TASK BRIEF -
Restate verbatim the span of lines below between the line with "(blockDim.x >> 5) + warp;" and the line with "const int32_t* off", including those two lines, and only that span.

EXERCISE DATA -
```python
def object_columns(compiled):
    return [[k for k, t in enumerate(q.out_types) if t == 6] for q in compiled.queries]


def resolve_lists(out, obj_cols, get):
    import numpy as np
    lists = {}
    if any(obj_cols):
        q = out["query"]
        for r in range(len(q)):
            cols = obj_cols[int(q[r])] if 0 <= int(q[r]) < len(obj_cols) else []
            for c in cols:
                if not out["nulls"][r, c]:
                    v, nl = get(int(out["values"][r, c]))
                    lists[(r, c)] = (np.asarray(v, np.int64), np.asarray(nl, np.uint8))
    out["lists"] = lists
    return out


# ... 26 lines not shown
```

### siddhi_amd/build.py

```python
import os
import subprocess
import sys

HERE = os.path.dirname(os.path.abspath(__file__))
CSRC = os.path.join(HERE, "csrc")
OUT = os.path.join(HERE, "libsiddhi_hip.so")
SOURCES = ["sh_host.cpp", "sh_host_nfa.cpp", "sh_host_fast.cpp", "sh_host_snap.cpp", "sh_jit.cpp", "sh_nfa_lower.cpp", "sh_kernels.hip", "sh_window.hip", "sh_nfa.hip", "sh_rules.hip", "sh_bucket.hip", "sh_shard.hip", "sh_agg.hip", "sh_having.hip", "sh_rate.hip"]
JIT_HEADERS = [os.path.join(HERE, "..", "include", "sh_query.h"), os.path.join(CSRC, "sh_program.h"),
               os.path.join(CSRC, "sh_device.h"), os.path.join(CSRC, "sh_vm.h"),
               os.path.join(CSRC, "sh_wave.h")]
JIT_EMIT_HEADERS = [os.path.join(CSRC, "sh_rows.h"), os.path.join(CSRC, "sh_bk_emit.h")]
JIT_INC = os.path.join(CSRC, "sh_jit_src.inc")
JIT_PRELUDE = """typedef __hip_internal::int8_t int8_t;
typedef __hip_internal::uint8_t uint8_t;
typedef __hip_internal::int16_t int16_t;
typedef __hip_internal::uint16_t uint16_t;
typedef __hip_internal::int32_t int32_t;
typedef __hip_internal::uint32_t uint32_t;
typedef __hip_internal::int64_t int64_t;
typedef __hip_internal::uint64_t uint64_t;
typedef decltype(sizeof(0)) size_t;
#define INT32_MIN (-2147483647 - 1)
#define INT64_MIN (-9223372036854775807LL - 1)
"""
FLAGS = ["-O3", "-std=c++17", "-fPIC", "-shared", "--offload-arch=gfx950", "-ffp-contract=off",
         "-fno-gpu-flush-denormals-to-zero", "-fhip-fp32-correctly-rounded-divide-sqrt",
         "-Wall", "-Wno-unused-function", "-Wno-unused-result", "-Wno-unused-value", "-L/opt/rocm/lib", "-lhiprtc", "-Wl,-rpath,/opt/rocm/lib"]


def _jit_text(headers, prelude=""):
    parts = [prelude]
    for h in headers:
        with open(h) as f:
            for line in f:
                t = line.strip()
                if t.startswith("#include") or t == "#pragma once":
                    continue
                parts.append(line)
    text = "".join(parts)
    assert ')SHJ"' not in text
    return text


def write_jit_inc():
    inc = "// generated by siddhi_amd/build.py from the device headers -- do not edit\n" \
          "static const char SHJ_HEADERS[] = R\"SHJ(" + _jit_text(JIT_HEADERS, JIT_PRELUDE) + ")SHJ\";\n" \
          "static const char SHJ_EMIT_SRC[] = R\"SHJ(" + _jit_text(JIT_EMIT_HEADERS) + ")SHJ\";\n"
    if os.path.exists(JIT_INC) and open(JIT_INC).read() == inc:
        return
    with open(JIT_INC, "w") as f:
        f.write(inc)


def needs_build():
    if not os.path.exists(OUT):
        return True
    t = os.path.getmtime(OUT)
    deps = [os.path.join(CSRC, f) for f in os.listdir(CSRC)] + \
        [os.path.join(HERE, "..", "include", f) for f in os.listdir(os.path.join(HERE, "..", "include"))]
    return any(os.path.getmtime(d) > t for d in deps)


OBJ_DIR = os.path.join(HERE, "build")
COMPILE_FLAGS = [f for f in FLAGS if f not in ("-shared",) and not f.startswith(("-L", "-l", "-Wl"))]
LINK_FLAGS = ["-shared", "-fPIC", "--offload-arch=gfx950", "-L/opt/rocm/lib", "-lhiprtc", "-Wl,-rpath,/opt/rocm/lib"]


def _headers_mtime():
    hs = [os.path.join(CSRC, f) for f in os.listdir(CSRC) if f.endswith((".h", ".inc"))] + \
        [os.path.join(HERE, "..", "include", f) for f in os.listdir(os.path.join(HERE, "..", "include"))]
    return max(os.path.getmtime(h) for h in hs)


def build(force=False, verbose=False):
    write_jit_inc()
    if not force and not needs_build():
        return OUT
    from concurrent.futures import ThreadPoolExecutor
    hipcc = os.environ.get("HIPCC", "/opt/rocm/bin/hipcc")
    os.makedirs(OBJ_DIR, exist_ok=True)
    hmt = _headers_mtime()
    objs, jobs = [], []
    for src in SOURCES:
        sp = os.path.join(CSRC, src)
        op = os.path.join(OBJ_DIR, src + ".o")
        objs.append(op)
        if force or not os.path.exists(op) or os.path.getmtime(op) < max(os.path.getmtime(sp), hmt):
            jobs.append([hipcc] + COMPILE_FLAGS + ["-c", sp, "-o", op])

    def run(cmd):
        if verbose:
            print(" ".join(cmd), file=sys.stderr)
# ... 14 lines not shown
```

* * *

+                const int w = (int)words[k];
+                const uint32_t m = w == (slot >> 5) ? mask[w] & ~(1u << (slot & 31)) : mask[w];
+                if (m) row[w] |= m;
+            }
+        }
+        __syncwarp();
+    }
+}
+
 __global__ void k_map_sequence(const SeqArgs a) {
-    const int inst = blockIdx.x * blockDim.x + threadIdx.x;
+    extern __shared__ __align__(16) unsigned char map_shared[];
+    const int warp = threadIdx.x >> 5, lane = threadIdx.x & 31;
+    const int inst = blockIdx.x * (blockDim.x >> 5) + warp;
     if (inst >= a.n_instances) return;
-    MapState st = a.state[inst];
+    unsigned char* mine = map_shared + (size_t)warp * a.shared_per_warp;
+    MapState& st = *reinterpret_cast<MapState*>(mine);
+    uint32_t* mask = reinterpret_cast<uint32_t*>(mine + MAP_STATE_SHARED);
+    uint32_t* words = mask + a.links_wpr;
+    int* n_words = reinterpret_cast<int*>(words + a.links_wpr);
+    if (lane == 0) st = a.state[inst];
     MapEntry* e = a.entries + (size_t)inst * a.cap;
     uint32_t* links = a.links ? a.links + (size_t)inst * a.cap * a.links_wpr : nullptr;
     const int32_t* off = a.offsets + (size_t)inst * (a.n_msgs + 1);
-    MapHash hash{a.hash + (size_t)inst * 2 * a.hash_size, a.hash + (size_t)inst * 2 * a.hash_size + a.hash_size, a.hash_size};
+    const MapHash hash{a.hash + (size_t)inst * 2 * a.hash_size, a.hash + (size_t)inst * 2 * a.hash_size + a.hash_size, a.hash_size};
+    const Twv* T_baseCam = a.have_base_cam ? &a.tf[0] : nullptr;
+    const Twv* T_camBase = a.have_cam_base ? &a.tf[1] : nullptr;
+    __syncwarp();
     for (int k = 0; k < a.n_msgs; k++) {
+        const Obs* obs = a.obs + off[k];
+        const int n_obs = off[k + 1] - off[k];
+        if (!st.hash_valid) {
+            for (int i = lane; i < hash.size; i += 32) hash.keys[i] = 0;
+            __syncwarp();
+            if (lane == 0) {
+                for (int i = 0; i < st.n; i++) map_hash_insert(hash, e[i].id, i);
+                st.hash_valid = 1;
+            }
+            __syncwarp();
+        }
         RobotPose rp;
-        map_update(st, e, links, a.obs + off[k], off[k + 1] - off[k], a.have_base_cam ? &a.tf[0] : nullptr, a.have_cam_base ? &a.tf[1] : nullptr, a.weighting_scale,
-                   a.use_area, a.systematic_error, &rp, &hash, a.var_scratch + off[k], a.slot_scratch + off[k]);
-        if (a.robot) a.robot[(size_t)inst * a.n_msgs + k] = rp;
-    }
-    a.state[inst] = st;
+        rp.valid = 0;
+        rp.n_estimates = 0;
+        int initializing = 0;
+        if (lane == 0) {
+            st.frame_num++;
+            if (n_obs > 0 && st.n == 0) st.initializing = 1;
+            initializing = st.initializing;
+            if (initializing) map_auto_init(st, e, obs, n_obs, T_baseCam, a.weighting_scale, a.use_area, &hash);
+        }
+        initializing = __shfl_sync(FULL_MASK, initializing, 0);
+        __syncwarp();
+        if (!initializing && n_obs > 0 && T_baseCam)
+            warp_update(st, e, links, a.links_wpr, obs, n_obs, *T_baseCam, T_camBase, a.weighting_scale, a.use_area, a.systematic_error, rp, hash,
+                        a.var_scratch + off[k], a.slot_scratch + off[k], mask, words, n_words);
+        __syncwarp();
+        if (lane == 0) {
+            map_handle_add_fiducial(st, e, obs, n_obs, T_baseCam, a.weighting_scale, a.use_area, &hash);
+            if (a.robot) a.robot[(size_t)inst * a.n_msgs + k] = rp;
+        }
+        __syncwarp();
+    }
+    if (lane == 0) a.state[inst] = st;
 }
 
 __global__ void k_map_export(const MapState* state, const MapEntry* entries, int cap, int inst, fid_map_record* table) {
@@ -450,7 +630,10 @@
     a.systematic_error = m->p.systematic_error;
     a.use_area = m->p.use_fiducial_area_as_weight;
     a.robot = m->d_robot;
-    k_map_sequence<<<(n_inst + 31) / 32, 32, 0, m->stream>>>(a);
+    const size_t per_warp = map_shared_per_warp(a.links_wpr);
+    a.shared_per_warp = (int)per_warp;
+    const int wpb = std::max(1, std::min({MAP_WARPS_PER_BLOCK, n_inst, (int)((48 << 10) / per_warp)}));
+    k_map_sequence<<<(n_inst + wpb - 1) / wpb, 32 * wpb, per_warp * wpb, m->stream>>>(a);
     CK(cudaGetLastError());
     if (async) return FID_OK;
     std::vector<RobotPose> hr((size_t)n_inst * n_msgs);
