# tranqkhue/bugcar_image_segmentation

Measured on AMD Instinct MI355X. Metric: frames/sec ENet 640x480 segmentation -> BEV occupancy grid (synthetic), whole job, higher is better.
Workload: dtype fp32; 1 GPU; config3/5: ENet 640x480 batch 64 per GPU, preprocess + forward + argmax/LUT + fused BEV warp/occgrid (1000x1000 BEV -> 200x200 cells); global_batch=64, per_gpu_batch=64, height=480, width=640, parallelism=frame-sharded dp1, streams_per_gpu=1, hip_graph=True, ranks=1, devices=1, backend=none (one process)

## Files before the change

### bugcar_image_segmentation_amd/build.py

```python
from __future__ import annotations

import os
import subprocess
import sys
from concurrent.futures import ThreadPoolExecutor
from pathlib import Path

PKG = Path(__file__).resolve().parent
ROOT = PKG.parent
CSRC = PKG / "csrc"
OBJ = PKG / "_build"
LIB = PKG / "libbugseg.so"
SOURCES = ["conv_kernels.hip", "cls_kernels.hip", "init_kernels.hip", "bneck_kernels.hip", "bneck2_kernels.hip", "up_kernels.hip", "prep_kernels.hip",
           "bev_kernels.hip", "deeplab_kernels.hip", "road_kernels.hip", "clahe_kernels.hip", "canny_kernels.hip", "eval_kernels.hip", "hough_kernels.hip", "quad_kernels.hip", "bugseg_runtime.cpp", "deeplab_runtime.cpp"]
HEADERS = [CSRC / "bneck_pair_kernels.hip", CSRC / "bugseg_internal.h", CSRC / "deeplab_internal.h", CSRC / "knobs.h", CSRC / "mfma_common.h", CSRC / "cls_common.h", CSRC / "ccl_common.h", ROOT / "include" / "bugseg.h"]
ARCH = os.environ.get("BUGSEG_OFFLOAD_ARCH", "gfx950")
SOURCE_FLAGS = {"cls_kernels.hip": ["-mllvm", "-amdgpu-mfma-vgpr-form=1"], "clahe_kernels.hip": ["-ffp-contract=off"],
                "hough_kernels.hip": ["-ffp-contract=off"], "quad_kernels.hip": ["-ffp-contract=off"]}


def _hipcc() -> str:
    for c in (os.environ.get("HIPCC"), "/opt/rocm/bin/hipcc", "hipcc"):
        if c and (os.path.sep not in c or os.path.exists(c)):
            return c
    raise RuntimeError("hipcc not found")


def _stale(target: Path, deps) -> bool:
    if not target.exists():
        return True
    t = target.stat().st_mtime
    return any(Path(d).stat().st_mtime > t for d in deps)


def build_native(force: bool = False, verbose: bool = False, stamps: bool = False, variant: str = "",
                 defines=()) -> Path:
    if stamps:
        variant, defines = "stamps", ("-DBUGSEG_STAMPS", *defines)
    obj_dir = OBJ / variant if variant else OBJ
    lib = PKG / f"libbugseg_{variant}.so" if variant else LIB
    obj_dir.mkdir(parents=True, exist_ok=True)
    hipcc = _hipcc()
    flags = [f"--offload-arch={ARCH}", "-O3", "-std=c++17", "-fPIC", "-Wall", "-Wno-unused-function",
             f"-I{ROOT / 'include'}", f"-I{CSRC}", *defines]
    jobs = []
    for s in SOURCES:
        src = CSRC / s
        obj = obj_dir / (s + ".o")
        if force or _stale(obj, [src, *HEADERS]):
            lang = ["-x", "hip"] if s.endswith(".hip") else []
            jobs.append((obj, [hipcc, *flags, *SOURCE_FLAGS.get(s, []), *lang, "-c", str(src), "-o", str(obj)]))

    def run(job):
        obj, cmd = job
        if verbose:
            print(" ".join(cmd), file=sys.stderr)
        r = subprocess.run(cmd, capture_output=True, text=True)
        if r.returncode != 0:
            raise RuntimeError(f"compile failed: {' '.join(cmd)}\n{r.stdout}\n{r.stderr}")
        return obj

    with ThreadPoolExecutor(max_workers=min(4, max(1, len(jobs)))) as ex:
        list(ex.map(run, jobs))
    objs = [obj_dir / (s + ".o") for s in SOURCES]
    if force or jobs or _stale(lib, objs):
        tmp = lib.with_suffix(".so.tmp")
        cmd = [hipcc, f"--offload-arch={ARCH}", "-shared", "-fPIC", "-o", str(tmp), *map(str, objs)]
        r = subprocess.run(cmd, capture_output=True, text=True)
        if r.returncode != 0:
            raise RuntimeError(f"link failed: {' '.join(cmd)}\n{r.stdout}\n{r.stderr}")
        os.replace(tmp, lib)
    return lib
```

EXERCISE OUTPUT -
+    const int inst = blockIdx.x * (blockDim.x >> 5) + warp;
     if (inst >= a.n_instances) return;
-    MapState st = a.state[inst];
+    unsigned char* mine = map_shared + (size_t)warp * a.shared_per_warp;
+    MapState& st = *reinterpret_cast<MapState*>(mine);
+    uint32_t* mask = reinterpret_cast<uint32_t*>(mine + MAP_STATE_SHARED);
+    uint32_t* words = mask + a.links_wpr;
+    int* n_words = reinterpret_cast<int*>(words + a.links_wpr);
+    if (lane == 0) st = a.state[inst];
     MapEntry* e = a.entries + (size_t)inst * a.cap;
     uint32_t* links = a.links ? a.links + (size_t)inst * a.cap * a.links_wpr : nullptr;
     const int32_t* off = a.offsets + (size_t)inst * (a.n_msgs + 1);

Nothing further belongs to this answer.